男子面色凝重,将汤家铸剑场近期遭遇的困境一一道来。
东阳晟睿听后,并未显得太过惊讶。
只是眉头微蹙,似乎在思考着对策。
这一刻,书房内弥漫着一种凝重而专业的氛围,与方才的轻松嬉闹形成了鲜明对比。
“汤博淳已动身了?”
东阳晟睿的声音里透着不易察觉的凝重。
他的目光穿透厅堂内的薄雾,落在面前男子的脸上。
“正是,王爷。”
“汤家堡因寻堡主无果,汤博淳按捺不住,竟直奔铸剑场,意图强行接管。”
“您也知道,铸剑师们对信物与堡主之令有着近乎偏执的忠诚,双方因此爆发了激烈的冲突。”

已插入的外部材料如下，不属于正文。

# greatscottgadgets/libbtbb

Measured on AMD Instinct MI355X. Metric: Gbit/s raw bitstream scanned (LAP_ANY, err<=2), higher is better.
Workload: dtype u64; 1 GPU; promiscuous LAP_ANY scan, 4 GiB packed single-channel synthetic bitstream per GPU, max_ac_errors=2, sync word every 4096 symbols; symbols_per_gpu=34359738305, hits_per_gpu=6402406, parallelism=time-sharded x1 (btbbx_shard_plan: slices + 63-symbol halo), no collectives

## Files before the change

libbtbb_amd/csrc/packet.hip:

```cpp
#include <stdlib.h>
#include <string.h>
#include <atomic>
#include <type_traits>
#include "packet_launch.h"
#include "packet_core.h"

static uint32_t host_crc_byte(uint32_t crc, uint32_t byte)
{
	uint32_t x = (crc ^ byte) & 0xff;
	x ^= (x << 4) & 0xff;
	return ((crc >> 8) ^ (x << 8) ^ (x << 3) ^ (x >> 4)) & 0xffff;
}

int chain_upload(const HostTables &t)
{
	{
		int seen[16] = {0};
		for (int clk = 0; clk < 64; clk++) {
			uint32_t v = 0;
			for (int j = 0; j < 4; j++)
				v |= (uint32_t)t.whiten[(t.whiten_idx[clk] + 3 + j) % 127] << j;
			seen[v]++;
		}
		for (int v = 0; v < 16; v++)
// ... 197 lines not shown
{
	int rc = ctx_require();
	if (rc)
		return rc;
	hipLaunchKernelGGL(trials_state_kernel, dim3(64), dim3(64), 0, stream, d_sym, d_in, d_out, (TrialState *)d_state, d_trials);
	HIP_TRY(hipGetLastError());
	return BTBBX_OK;
}

int launch_trials_merge(const void *d_state, const btbbx_pkt_in *d_in, btbbx_pkt_out *d_out, uint8_t *d_pay,
			const TrialPlan *plan, hipStream_t stream)
{
	hipLaunchKernelGGL(trials_merge_kernel, dim3(1), dim3(64), 0, stream, (const TrialState *)d_state, d_in, d_out, d_pay,
			   *plan);
	HIP_TRY(hipGetLastError());
	return BTBBX_OK;
}

size_t trials_state_bytes() { return 64 * sizeof(TrialState); }

int launch_gather(const uint64_t *d_words, uint64_t n_words, uint64_t pitch_words, const btbbx_hit *d_hits, uint32_t n_packets,
		  const uint32_t *d_count, uint32_t max_length, uint64_t *d_packets, uint32_t *d_lengths, hipStream_t hip_stream)
{
	int rc = ctx_require();
	if (rc)
		return rc;
	if (!n_packets)
		return BTBBX_OK;
	hipLaunchKernelGGL(gather_kernel, dim3((n_packets + GATHER_PACKETS - 1) / GATHER_PACKETS), dim3(256), 0,
			   hip_stream, d_words, n_words, pitch_words, d_hits, n_packets, max_length, d_packets, d_lengths, d_count);
	HIP_TRY(hipGetLastError());
	return BTBBX_OK;
}

extern "C" int btbbx_gather_packets_device(const uint64_t *d_words, uint64_t n_words, uint64_t pitch_words,
					   const btbbx_hit *d_hits, uint32_t n_packets, uint32_t max_length,
					   uint64_t *d_packets, uint32_t *d_lengths, void *hip_stream)
{
	return launch_gather(d_words, n_words, pitch_words, d_hits, n_packets, nullptr, max_length, d_packets, d_lengths, (hipStream_t)hip_stream);
}

extern "C" int btbbx_trials_device(const uint64_t *d_packets, const btbbx_pkt_in *d_in, uint32_t n_packets,
				   btbbx_trial *d_trials, void *hip_stream)
{
	return launch_trials(d_packets, d_in, n_packets, nullptr, d_trials, (hipStream_t)hip_stream);
}

int launch_trials(const uint64_t *d_packets, const btbbx_pkt_in *d_in, uint32_t n_packets, const uint32_t *d_count,
		  btbbx_trial *d_trials, hipStream_t hip_stream)
{
	int rc = ctx_require();
	if (rc)
		return rc;
	if (!n_packets)
		return BTBBX_OK;
	if (n_packets <= 256) {
		hipLaunchKernelGGL(trials_wide_kernel, dim3(n_packets * 64), dim3(64), 0, (hipStream_t)hip_stream,
				   d_packets, d_in, n_packets, d_trials, d_count);
	} else {
		const uint32_t batches = (n_packets + TL_PACKETS - 1) / TL_PACKETS;
		const uint32_t resident = (uint32_t)ctx().num_cus * TL_WGS_PER_CU;
		hipLaunchKernelGGL(trials_linear_kernel, dim3(batches < resident ? batches : resident), dim3(TL_THREADS), 0,
				   (hipStream_t)hip_stream, d_packets, d_in, n_packets, d_trials, d_count);
	}
#ifdef TL_PROFILE
	if (n_packets > 256) {
		unsigned long long prof[16], tot = 0;
		(void)hipDeviceSynchronize();
		(void)hipMemcpyFromSymbol(prof, HIP_SYMBOL(g_tl_prof), sizeof(prof));
		for (int k = 0; k < 16; k++) tot += prof[k];
		fprintf(stderr, "trials profile:");
		for (int k = 0; k < 10; k++) fprintf(stderr, " %d:%.1f%%", k, 100.0 * (double)prof[k] / (double)(tot ? tot : 1));
		fprintf(stderr, "\n");
		static unsigned long long z[16];
		(void)hipMemcpyToSymbol(HIP_SYMBOL(g_tl_prof), z, sizeof(z));
	}
#endif
	HIP_TRY(hipGetLastError());
	return BTBBX_OK;
}

extern "C" int btbbx_uap_table_device(const uint64_t *d_packets, const btbbx_pkt_in *d_in, uint32_t n_packets,
				      uint16_t *d_table, void *hip_stream)
{
	int rc = ctx_require();
	if (rc)
		return rc;
	if (!n_packets)
		return BTBBX_OK;
	if ((uintptr_t)d_table & 15) {
		set_error("btbbx_uap_table_device: table must be 16-byte aligned");
		return BTBBX_E_ARG;
	}
	hipLaunchKernelGGL(uap_table_kernel, dim3((n_packets + 255) / 256), dim3(256), 0, (hipStream_t)hip_stream,
			   d_packets, d_in, n_packets, (uint4 *)d_table);
	HIP_TRY(hipGetLastError());
	return BTBBX_OK;
}

int launch_header_flags(const uint64_t *d_packets, const uint32_t *d_lengths, uint32_t n_packets, const uint32_t *d_count,
			uint8_t *d_present, hipStream_t stream)
{
	if (!n_packets)
		return BTBBX_OK;
	hipLaunchKernelGGL(header_flags_kernel, dim3((n_packets + 255) / 256), dim3(256), 0, stream, d_packets, d_lengths, n_packets, d_present, d_count);
	HIP_TRY(hipGetLastError());
	return BTBBX_OK;
}

int launch_decode_bytes(const uint8_t *d_sym, uint8_t *d_pay, const btbbx_pkt_in *d_in, btbbx_pkt_out *d_out,
			uint32_t mode, bool with_payload, hipStream_t stream)
{
	int rc = ctx_require();
	if (rc)
		return rc;
	hipLaunchKernelGGL(decode_bytes_kernel, dim3(1), dim3(64), 0, stream, d_sym, d_pay, d_in, d_out, mode,
			   with_payload ? 1 : 0);
	HIP_TRY(hipGetLastError());
	return BTBBX_OK;
}

int launch_decode(const uint64_t *d_packets, const btbbx_pkt_in *d_in, uint32_t n_packets,
		  btbbx_pkt_out *d_out, uint32_t mode, const TrialPlan *plan, hipStream_t stream)
{
	int rc = ctx_require();
	if (rc)
		return rc;
	if (!n_packets)
		return BTBBX_OK;
	TrialPlan p = {0, 0, 0};
	if (plan)
		p = *plan;
	if (mode & DEC_TRIALS) {
		if (mode != DEC_TRIALS || n_packets != 1) {
			set_error("decode: trial replay is a one-packet mode");
			return BTBBX_E_ARG;
		}
		hipLaunchKernelGGL(replay_kernel, dim3(1), dim3(64), 0, stream, d_packets, d_in, d_out, p);
		HIP_TRY(hipGetLastError());
		return BTBBX_OK;
	}
	hipLaunchKernelGGL(decode_kernel, dim3((n_packets + 63) / 64), dim3(64), 0, stream,
			   d_packets, d_in, n_packets, d_out, mode);
	HIP_TRY(hipGetLastError());
	return BTBBX_OK;
}

extern "C" int btbbx_decode_device(const uint64_t *d_packets, const btbbx_pkt_in *d_in, uint32_t n_packets,
				   btbbx_pkt_out *d_out, void *hip_stream)
{
	return launch_decode(d_packets, d_in, n_packets, d_out, DEC_HEADER | DEC_PAYLOAD, nullptr, (hipStream_t)hip_stream);
}

static int decode_hits_list_alloc(size_t bytes, hipStream_t stream, void **block)
{
	static std::atomic<uint64_t> pool_ready{0}, pool_absent{0};
	*block = nullptr;
	int dev = 0;
	HIP_TRY(hipGetDevice(&dev));
	const bool tracked = dev >= 0 && dev < 64;
	if (tracked && ((pool_absent.load() >> dev) & 1))
		return BTBBX_OK;
	if (tracked && !((pool_ready.load() >> dev) & 1)) {
		hipMemPool_t pool;
		uint64_t keep = UINT64_MAX;
		if (hipDeviceGetDefaultMemPool(&pool, dev) != hipSuccess ||
		    hipMemPoolSetAttribute(pool, hipMemPoolAttrReleaseThreshold, &keep) != hipSuccess) {
			(void)hipGetLastError();
			pool_absent.fetch_or(1ULL << dev);
			return BTBBX_OK;
		}
		pool_ready.fetch_or(1ULL << dev);
	}
	if (hipMallocAsync(block, bytes, stream) != hipSuccess) {
		(void)hipGetLastError();
		*block = nullptr;
	}
	return BTBBX_OK;
}
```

男子喘息未定,继续道:“眼下,铸剑场的工匠们皆被汤博淳的手下囚禁。”
“情势危急,我等无奈之下,只得前来求助于王爷。”
东阳晟睿的眼眸深邃,仿佛能洞察世间一切秘密。
他缓缓问道:“仅是汤博淳一人所为?”
声音虽轻,却透露出不容置疑的力量。
男子仔细回忆片刻,摇头答道。
“皆是随汤博淳而来之人,具体身份不明,我等素未谋面。”
“人数几何?工匠们可有伤亡?”
东阳晟睿的语速不快,每一个字都如重锤般敲打着人心。
“约莫五十余人,且皆是身怀武艺之徒。”
“冲突之中,他们率先动手,致使数名工匠受伤。”
“我等势单力薄,难以抗衡。”男子语气中满是无奈与愤慨。
东阳晟睿闻言,轻闭双眼,似在权衡利弊。
片刻后,他睁开眼睛,对男子道。
“你先回去,此事本王自有定夺。”
“务必安抚工匠们,告知他们静待时机。”
“遵命!”男子领命而去,屋内恢复了短暂的宁静。
此时,梅炜如鬼魅般悄然出现在东阳晟睿身旁,无声无息。
“即刻前往铸剑场,彻查此事!”
东阳晟睿低语,眼神中闪过一抹决绝。
“同时,命梅烨秘密探查泓王的最新动向,不得有丝毫懈怠。”
“属下遵命!”
梅炜正欲离去,东阳晟睿又补充道。
“另,你先去汤天佑处,将此事原委简要告知,或许她能提供一些线索。”
梅炜领命而去,留下一室寂静与东阳晟睿手中那块残破的白玉。
这白玉,乃是西滢皇室权力的象征。
景毓竟轻易赠予闫洛悠,其背后的深意不言而喻。
东阳晟睿心中五味杂陈,随即收敛心神,将白玉置于一旁。
他提笔铺开宣纸,开始撰写一封密信。
与此同时,闫洛悠在漪澜苑中,目睹梅烨被紧急召走的身影,心中不禁泛起层层涟漪。
东阳晟睿此举,定是暗藏玄机,莫非真有大事发生?
她暗自思量,决定待梅烨归来,定要探个究竟。